## How to complete this task:
Search the entries for lines that contain the word "ifndef", and report each one found.

━━━━━━

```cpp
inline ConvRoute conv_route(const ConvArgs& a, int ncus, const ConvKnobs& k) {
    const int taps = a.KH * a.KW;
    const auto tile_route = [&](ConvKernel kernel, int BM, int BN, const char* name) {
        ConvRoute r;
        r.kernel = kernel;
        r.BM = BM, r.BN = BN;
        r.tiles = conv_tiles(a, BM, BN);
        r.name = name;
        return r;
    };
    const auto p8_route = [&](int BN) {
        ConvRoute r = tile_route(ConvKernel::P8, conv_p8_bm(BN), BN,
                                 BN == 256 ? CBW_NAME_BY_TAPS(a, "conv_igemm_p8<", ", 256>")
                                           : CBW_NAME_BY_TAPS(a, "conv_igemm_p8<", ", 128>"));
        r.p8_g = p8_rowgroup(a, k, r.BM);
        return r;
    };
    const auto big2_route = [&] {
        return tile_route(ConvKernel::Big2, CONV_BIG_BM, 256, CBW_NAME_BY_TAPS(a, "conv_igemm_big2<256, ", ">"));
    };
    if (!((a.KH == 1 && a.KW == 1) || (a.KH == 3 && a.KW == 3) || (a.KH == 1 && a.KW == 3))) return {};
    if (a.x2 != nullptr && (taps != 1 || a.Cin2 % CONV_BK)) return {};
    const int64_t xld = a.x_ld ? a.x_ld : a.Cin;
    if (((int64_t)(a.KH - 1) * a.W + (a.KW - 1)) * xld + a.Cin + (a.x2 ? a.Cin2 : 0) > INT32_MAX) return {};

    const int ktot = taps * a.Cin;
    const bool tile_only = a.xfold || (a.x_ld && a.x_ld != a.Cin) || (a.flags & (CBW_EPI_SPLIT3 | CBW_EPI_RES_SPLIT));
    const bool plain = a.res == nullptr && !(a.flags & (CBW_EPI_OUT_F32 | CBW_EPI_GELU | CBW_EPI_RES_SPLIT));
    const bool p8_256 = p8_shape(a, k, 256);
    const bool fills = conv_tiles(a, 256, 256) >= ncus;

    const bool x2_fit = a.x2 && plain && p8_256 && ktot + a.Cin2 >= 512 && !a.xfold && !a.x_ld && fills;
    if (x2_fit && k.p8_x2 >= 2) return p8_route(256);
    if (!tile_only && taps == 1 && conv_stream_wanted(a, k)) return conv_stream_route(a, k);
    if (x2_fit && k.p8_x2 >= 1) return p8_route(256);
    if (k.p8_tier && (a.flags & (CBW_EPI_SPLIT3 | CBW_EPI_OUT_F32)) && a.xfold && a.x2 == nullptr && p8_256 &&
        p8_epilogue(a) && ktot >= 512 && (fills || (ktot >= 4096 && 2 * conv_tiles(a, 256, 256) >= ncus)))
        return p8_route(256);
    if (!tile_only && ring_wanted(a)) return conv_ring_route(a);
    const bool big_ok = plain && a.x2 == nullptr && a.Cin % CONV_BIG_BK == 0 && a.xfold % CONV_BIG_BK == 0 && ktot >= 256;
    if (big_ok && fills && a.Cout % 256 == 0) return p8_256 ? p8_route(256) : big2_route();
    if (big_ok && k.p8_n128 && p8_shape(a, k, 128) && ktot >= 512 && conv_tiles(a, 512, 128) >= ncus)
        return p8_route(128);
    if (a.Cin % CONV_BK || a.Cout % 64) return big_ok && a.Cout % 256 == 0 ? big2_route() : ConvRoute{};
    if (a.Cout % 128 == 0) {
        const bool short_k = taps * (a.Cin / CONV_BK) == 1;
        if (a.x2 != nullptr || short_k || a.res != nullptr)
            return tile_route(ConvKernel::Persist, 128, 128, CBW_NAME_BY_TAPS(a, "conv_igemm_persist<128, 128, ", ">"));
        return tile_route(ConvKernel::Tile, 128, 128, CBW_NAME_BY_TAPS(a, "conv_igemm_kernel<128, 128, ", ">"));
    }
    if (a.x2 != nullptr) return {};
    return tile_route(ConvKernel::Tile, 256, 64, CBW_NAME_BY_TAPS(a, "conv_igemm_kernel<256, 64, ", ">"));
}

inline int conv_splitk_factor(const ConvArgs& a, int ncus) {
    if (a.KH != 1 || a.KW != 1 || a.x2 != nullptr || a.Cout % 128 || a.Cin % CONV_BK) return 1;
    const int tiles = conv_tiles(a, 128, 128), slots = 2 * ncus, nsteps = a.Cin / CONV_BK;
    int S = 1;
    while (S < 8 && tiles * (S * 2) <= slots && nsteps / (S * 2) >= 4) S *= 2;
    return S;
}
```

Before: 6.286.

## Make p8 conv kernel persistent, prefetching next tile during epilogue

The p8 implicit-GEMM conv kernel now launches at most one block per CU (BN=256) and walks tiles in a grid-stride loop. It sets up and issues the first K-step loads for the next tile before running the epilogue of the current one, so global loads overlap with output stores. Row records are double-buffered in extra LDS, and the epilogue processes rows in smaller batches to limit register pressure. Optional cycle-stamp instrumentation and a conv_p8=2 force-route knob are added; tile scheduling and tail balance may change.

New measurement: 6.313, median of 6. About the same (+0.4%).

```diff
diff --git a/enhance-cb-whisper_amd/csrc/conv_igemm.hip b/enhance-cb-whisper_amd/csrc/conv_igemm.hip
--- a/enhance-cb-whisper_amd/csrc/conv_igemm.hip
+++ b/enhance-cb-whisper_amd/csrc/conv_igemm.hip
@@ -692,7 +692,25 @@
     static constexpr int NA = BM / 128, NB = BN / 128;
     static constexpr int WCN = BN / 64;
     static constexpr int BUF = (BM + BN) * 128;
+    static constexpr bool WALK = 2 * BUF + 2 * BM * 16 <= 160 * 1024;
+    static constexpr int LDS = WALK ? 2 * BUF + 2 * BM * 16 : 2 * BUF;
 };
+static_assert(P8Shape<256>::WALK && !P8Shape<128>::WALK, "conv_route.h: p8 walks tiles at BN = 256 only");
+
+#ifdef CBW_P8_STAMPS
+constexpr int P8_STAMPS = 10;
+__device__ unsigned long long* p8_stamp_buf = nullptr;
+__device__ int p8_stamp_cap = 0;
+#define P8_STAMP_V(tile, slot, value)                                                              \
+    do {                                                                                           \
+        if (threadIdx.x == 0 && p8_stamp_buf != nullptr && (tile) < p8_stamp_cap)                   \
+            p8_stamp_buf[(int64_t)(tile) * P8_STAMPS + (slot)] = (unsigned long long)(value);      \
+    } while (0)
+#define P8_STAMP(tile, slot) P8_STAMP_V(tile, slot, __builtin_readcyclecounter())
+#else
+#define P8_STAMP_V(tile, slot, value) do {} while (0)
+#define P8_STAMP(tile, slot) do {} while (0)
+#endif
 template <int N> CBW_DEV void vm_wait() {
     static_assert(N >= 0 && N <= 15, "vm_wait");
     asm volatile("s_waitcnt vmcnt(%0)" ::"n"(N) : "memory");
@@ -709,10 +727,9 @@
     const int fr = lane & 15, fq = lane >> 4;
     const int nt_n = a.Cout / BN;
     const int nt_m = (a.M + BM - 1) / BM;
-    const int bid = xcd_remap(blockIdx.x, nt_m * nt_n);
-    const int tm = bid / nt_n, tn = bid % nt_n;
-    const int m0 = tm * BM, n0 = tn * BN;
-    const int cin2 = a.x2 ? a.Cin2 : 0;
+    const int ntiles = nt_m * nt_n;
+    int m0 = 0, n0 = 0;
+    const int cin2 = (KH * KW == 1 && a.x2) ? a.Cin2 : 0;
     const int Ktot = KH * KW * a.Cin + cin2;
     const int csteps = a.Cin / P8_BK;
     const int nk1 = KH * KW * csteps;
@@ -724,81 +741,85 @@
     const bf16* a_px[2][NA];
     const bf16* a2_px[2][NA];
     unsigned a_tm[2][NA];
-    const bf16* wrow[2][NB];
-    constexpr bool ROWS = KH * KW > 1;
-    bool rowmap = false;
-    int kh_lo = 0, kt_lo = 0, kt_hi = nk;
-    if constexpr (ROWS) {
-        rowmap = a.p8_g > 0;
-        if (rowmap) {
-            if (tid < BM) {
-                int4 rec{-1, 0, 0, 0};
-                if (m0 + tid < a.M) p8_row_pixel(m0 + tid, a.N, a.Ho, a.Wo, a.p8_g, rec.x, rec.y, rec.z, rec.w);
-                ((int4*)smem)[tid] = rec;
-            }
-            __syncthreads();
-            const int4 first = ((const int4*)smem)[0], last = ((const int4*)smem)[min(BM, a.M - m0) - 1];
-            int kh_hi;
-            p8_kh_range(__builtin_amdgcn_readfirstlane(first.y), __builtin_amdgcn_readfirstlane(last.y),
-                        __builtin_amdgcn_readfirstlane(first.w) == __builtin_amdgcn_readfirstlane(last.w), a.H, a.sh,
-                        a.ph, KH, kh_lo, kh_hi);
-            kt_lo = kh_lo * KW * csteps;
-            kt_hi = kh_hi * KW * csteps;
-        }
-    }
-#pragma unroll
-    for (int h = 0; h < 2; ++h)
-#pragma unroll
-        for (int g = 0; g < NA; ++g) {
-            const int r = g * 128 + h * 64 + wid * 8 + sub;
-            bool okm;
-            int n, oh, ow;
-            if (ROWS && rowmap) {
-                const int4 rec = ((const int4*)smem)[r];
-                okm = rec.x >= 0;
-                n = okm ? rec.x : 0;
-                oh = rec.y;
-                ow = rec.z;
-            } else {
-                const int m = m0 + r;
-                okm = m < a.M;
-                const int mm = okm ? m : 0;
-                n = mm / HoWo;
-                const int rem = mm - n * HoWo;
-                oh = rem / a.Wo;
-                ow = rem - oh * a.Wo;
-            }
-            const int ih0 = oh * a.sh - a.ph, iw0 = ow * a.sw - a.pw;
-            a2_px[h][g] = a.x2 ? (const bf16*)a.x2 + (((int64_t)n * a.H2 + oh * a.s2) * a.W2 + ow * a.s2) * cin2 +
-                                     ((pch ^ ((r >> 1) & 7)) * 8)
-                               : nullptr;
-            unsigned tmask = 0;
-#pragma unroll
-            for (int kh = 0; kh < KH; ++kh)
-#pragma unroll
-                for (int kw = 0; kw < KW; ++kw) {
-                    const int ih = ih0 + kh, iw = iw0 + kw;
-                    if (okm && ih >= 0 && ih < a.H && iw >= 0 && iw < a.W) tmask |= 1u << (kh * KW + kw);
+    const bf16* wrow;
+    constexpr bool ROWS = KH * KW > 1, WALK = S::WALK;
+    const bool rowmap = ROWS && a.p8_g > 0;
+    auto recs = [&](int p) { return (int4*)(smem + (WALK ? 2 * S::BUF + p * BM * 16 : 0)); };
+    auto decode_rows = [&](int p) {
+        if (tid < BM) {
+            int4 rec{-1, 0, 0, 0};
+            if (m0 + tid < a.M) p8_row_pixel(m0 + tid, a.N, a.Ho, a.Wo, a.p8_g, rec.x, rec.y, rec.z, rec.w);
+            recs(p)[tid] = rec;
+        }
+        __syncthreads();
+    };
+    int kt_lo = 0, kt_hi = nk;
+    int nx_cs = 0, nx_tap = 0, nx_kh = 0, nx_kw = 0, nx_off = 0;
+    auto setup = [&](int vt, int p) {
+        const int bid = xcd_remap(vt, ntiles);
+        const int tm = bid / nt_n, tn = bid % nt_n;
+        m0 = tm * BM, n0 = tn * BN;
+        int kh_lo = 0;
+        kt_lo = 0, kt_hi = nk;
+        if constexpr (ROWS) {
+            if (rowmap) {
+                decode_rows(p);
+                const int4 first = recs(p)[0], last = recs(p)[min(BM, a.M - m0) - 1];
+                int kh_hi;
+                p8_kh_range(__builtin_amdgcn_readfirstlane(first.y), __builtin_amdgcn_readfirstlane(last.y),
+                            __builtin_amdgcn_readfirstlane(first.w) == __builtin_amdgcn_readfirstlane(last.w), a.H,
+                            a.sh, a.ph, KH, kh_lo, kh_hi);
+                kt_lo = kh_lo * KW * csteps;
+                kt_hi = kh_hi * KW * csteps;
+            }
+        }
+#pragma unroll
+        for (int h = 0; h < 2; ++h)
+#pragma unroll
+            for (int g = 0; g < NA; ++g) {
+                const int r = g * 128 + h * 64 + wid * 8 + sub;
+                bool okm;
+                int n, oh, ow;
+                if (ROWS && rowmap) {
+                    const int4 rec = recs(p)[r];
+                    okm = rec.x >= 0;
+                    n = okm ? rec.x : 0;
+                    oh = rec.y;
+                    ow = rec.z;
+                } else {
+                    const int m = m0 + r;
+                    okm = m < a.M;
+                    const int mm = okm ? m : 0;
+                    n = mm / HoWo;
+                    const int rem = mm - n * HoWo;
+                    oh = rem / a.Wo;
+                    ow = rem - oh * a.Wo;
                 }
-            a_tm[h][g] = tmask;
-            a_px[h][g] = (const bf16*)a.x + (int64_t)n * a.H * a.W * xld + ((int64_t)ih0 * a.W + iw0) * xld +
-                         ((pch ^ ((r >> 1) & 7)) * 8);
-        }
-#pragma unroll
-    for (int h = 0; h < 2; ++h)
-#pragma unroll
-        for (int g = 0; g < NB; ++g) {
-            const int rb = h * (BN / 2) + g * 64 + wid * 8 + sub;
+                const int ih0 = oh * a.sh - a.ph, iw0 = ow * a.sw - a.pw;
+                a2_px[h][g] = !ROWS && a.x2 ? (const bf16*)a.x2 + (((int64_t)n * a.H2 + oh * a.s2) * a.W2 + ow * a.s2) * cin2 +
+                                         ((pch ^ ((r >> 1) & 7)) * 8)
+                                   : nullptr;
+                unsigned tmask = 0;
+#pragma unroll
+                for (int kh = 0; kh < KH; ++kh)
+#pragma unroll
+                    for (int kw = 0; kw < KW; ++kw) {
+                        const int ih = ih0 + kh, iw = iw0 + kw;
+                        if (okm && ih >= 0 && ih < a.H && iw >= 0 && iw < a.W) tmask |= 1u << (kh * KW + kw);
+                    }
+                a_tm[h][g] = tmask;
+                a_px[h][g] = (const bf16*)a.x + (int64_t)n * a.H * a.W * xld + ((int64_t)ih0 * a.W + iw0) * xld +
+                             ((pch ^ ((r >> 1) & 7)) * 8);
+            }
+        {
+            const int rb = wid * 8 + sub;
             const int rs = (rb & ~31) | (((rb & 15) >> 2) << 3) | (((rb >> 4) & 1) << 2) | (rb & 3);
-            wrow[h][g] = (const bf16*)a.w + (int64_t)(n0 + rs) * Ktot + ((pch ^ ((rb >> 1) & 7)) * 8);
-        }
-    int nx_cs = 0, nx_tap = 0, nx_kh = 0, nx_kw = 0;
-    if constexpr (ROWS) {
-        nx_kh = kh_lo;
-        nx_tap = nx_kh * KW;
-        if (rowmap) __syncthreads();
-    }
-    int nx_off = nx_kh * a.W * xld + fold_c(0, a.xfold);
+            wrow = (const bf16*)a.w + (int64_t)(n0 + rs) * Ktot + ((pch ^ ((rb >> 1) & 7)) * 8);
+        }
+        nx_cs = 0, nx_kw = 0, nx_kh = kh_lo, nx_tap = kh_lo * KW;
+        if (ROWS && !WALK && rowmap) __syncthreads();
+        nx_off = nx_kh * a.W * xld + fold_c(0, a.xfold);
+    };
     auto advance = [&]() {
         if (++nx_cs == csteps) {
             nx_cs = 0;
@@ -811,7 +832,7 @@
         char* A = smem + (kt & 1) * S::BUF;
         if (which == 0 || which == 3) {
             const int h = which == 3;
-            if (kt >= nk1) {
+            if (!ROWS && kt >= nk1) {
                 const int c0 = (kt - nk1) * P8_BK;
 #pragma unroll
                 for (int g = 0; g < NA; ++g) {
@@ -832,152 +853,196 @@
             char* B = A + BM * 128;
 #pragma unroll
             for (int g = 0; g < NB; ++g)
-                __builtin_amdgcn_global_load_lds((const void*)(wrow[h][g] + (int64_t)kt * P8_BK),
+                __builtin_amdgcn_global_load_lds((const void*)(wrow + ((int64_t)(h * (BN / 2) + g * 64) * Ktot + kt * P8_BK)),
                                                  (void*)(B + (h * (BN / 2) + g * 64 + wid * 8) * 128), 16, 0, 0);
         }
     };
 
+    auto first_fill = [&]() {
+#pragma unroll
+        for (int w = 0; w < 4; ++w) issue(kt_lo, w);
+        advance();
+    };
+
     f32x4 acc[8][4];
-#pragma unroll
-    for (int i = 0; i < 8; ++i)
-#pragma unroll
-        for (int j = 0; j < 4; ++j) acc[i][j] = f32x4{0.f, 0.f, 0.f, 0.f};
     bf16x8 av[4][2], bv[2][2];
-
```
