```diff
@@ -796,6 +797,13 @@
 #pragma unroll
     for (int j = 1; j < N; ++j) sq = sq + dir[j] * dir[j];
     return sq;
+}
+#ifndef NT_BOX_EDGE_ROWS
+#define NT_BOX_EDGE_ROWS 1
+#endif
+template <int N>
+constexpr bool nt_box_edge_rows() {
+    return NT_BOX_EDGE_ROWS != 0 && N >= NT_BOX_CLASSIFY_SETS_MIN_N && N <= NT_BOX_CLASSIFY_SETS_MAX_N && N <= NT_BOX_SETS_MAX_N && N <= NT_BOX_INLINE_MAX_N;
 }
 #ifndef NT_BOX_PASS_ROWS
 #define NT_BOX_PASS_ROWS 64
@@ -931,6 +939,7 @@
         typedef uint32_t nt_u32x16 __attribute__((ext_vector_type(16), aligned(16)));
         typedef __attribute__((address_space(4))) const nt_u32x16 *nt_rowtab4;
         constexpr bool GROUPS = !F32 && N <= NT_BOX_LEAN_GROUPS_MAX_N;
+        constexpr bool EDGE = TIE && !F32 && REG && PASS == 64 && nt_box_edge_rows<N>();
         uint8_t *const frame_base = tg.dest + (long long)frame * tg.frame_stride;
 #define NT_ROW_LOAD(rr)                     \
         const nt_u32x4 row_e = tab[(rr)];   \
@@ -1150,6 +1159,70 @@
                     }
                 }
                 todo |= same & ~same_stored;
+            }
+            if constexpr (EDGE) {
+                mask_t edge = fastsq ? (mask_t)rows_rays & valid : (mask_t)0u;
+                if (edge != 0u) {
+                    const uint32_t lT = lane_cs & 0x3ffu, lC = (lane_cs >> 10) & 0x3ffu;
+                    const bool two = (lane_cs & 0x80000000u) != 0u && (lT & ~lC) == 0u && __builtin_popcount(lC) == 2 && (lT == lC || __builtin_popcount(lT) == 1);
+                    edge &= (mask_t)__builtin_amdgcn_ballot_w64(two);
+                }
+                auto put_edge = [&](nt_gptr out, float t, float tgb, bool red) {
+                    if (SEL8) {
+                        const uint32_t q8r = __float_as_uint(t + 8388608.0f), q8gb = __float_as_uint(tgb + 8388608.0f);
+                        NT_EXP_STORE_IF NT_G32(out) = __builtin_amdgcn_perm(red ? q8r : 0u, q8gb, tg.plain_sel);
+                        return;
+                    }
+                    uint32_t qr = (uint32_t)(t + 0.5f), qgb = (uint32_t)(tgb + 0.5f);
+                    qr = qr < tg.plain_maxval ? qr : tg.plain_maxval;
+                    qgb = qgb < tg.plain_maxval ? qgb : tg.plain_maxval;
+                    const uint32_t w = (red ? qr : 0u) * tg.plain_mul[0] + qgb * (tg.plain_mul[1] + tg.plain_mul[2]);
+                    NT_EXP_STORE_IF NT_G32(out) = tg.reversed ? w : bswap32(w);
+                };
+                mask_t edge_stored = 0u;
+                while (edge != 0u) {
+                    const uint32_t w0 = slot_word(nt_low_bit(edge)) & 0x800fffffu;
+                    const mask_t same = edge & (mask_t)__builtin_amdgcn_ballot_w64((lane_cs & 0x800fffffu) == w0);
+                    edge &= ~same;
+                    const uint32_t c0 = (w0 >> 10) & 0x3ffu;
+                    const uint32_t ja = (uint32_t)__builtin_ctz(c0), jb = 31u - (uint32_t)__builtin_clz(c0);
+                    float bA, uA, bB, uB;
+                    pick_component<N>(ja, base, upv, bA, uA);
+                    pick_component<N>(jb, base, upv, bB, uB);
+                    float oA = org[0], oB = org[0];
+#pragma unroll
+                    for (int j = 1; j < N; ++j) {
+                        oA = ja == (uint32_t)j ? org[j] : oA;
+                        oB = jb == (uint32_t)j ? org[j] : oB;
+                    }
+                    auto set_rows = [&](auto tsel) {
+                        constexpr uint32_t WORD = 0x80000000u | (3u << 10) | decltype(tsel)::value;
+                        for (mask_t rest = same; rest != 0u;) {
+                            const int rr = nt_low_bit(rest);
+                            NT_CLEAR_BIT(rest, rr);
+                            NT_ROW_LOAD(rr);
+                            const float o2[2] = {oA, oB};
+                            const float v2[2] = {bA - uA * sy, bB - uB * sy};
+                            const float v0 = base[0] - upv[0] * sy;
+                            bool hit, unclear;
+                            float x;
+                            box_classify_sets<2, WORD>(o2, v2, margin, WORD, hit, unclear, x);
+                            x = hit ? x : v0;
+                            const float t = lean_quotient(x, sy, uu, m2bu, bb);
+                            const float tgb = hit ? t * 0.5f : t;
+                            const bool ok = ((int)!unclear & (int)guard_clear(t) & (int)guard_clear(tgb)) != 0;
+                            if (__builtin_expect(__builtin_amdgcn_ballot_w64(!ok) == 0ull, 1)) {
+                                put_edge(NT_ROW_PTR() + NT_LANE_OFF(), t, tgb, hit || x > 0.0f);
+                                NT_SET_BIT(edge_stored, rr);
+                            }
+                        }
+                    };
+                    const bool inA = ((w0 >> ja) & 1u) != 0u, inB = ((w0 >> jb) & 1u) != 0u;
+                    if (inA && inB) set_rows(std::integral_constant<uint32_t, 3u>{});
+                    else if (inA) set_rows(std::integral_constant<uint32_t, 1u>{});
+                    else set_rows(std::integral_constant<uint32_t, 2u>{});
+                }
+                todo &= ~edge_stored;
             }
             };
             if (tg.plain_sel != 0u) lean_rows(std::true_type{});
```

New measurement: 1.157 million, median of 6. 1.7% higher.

━━━━━━

## Expected answer:
+#ifndef NT_BOX_EDGE_ROWS
 #ifndef NT_BOX_PASS_ROWS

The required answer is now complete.